== ENTRIES SHOWN
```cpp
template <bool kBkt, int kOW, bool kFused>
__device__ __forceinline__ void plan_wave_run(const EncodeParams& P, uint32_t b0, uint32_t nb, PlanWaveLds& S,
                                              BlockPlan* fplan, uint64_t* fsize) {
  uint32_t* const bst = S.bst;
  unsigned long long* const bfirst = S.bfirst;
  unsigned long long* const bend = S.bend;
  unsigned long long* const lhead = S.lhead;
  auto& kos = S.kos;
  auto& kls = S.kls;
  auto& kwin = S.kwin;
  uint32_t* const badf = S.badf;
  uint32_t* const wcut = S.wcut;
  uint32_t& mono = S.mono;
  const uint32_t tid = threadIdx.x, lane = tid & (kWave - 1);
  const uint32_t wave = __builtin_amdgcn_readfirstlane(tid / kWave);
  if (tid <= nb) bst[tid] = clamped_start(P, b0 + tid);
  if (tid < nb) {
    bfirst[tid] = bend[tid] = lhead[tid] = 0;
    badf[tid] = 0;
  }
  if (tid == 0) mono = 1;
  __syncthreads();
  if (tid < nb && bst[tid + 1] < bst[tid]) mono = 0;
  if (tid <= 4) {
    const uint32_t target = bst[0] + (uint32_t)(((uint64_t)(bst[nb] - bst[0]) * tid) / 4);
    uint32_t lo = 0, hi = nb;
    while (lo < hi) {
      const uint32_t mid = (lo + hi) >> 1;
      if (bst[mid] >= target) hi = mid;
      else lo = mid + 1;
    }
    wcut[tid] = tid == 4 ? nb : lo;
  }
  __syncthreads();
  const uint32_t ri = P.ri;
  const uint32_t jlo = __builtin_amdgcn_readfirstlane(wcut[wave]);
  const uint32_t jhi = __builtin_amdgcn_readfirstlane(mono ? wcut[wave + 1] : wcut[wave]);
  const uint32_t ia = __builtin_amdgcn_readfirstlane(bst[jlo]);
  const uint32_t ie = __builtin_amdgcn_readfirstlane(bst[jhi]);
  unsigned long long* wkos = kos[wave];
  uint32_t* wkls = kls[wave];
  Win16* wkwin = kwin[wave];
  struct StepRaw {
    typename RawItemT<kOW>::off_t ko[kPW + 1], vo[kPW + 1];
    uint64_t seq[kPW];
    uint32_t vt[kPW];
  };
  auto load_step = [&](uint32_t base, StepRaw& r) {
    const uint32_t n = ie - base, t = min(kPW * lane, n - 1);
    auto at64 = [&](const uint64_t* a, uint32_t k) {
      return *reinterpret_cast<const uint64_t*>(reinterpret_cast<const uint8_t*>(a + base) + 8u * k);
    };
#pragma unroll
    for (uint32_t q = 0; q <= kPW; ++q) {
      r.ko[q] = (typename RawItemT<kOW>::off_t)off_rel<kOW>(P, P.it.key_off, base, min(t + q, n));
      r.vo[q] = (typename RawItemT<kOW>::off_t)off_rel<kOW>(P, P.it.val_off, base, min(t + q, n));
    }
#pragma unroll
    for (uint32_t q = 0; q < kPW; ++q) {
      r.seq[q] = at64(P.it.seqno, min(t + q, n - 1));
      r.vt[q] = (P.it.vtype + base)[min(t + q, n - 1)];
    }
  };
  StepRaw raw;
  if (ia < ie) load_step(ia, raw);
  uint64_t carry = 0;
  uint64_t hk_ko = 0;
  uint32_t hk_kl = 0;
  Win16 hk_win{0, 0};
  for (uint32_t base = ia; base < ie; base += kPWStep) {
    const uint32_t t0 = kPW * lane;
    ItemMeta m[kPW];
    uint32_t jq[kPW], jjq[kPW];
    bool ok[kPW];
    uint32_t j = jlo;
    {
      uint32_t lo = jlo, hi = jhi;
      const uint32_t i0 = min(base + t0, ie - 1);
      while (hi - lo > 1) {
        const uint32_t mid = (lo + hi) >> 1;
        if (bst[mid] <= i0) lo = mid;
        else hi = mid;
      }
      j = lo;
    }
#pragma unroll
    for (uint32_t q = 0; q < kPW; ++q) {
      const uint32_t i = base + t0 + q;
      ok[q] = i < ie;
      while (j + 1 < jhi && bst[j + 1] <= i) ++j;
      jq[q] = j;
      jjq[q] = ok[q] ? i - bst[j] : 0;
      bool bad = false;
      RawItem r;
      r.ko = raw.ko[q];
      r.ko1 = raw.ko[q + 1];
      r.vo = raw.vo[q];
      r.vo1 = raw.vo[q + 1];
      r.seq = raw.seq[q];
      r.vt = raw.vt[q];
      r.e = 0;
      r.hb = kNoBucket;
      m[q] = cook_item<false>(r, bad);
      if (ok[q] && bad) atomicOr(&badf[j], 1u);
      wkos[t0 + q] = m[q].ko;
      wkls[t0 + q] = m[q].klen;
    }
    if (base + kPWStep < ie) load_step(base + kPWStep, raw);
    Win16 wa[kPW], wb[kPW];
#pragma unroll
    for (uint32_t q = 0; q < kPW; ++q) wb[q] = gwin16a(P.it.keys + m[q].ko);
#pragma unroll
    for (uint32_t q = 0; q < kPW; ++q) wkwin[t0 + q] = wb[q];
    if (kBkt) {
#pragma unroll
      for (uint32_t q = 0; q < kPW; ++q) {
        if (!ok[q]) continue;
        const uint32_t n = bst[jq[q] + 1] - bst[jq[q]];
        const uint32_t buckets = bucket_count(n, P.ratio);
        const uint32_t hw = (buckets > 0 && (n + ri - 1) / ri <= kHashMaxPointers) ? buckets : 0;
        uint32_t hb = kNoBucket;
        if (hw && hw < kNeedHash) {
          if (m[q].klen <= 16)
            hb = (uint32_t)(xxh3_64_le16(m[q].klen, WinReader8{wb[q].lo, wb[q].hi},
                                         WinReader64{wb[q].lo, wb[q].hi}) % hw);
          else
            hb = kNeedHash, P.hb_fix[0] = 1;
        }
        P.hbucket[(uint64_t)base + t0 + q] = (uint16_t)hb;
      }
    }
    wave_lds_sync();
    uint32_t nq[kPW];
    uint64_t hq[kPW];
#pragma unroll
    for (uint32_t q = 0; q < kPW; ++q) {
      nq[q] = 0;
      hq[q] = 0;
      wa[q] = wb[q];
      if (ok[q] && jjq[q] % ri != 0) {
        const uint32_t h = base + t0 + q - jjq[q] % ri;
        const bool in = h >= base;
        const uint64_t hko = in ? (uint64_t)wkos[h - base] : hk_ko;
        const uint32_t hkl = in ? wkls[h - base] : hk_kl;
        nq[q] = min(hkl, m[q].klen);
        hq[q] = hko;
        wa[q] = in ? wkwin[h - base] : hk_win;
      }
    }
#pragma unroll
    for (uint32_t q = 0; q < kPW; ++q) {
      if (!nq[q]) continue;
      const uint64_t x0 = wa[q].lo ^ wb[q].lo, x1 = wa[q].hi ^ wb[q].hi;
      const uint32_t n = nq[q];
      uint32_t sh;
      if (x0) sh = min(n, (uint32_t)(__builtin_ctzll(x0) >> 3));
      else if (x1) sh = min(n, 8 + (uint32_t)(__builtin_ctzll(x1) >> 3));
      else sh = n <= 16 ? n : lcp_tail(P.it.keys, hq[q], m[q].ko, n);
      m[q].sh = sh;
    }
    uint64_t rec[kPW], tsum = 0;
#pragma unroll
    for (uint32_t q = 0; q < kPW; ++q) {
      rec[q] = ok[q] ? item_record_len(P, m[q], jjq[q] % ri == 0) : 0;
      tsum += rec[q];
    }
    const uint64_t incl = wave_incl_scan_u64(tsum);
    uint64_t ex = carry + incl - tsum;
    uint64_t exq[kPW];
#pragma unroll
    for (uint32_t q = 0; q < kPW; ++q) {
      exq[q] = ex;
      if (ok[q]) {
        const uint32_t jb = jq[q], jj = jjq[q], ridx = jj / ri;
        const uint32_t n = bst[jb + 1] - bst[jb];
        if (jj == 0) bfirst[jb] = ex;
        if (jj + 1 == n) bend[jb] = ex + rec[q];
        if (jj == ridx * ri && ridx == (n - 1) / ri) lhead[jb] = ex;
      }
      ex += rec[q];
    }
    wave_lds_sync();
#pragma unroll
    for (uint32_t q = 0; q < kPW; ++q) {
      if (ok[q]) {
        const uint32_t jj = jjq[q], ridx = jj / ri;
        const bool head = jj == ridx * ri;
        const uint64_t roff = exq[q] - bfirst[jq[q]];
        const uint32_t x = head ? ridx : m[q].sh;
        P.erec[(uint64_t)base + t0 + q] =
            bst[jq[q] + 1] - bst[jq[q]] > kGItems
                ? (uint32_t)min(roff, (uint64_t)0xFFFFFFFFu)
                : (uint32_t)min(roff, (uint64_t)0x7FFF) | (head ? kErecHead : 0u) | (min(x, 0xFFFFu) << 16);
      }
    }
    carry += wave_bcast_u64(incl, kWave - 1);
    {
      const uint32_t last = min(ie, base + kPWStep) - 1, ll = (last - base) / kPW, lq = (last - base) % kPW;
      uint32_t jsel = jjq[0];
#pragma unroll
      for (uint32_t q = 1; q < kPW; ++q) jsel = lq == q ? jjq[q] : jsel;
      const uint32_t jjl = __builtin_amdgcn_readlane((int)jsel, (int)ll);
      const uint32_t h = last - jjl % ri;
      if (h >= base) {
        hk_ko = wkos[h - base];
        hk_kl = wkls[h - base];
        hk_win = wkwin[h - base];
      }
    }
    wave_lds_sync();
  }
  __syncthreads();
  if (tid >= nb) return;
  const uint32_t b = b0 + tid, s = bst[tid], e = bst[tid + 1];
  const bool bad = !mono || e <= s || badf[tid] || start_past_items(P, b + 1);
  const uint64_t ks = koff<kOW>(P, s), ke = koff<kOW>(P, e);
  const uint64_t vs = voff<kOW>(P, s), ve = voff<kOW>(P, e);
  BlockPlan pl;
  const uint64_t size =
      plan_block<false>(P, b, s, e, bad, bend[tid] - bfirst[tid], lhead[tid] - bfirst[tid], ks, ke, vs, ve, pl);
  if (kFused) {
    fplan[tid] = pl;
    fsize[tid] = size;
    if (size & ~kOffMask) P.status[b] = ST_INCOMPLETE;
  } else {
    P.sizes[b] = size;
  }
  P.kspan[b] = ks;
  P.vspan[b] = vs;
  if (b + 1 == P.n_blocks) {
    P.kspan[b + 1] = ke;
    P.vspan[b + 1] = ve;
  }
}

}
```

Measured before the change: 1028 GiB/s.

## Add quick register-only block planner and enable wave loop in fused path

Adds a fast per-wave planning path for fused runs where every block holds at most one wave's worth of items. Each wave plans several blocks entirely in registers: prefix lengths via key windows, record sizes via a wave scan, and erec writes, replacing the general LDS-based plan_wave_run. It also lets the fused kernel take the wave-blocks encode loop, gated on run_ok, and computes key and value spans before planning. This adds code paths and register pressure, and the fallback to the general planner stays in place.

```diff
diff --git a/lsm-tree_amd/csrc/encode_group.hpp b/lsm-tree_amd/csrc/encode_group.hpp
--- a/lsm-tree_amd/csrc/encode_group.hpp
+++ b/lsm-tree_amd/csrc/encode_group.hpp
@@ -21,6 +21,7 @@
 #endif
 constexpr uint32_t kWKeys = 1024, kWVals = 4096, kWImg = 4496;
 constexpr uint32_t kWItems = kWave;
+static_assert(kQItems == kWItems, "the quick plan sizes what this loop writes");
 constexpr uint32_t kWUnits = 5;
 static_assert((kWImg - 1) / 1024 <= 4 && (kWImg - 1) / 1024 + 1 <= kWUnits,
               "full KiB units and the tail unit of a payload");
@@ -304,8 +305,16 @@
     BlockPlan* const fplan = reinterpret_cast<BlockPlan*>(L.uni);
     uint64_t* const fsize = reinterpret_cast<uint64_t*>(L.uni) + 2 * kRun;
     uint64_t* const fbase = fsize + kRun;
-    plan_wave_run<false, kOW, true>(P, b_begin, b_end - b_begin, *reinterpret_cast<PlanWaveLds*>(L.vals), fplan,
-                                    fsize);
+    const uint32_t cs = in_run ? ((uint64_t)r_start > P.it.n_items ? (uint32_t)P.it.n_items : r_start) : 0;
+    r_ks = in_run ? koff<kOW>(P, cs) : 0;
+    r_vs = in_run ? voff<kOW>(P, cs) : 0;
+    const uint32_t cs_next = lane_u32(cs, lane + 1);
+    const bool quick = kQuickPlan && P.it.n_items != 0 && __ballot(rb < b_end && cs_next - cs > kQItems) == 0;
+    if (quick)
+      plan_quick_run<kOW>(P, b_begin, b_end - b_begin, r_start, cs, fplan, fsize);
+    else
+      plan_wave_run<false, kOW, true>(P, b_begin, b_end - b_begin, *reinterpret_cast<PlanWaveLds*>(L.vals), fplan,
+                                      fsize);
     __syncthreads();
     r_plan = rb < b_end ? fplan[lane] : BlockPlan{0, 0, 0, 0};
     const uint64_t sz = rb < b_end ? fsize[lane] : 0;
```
====
* [YOUR TASK] Go through the entries above and copy out every line that includes the word "buckets".

* [EXERCISE SOLUTION]
        const uint32_t buckets = bucket_count(n, P.ratio);
        const uint32_t hw = (buckets > 0 && (n + ri - 1) / ri <= kHashMaxPointers) ? buckets : 0;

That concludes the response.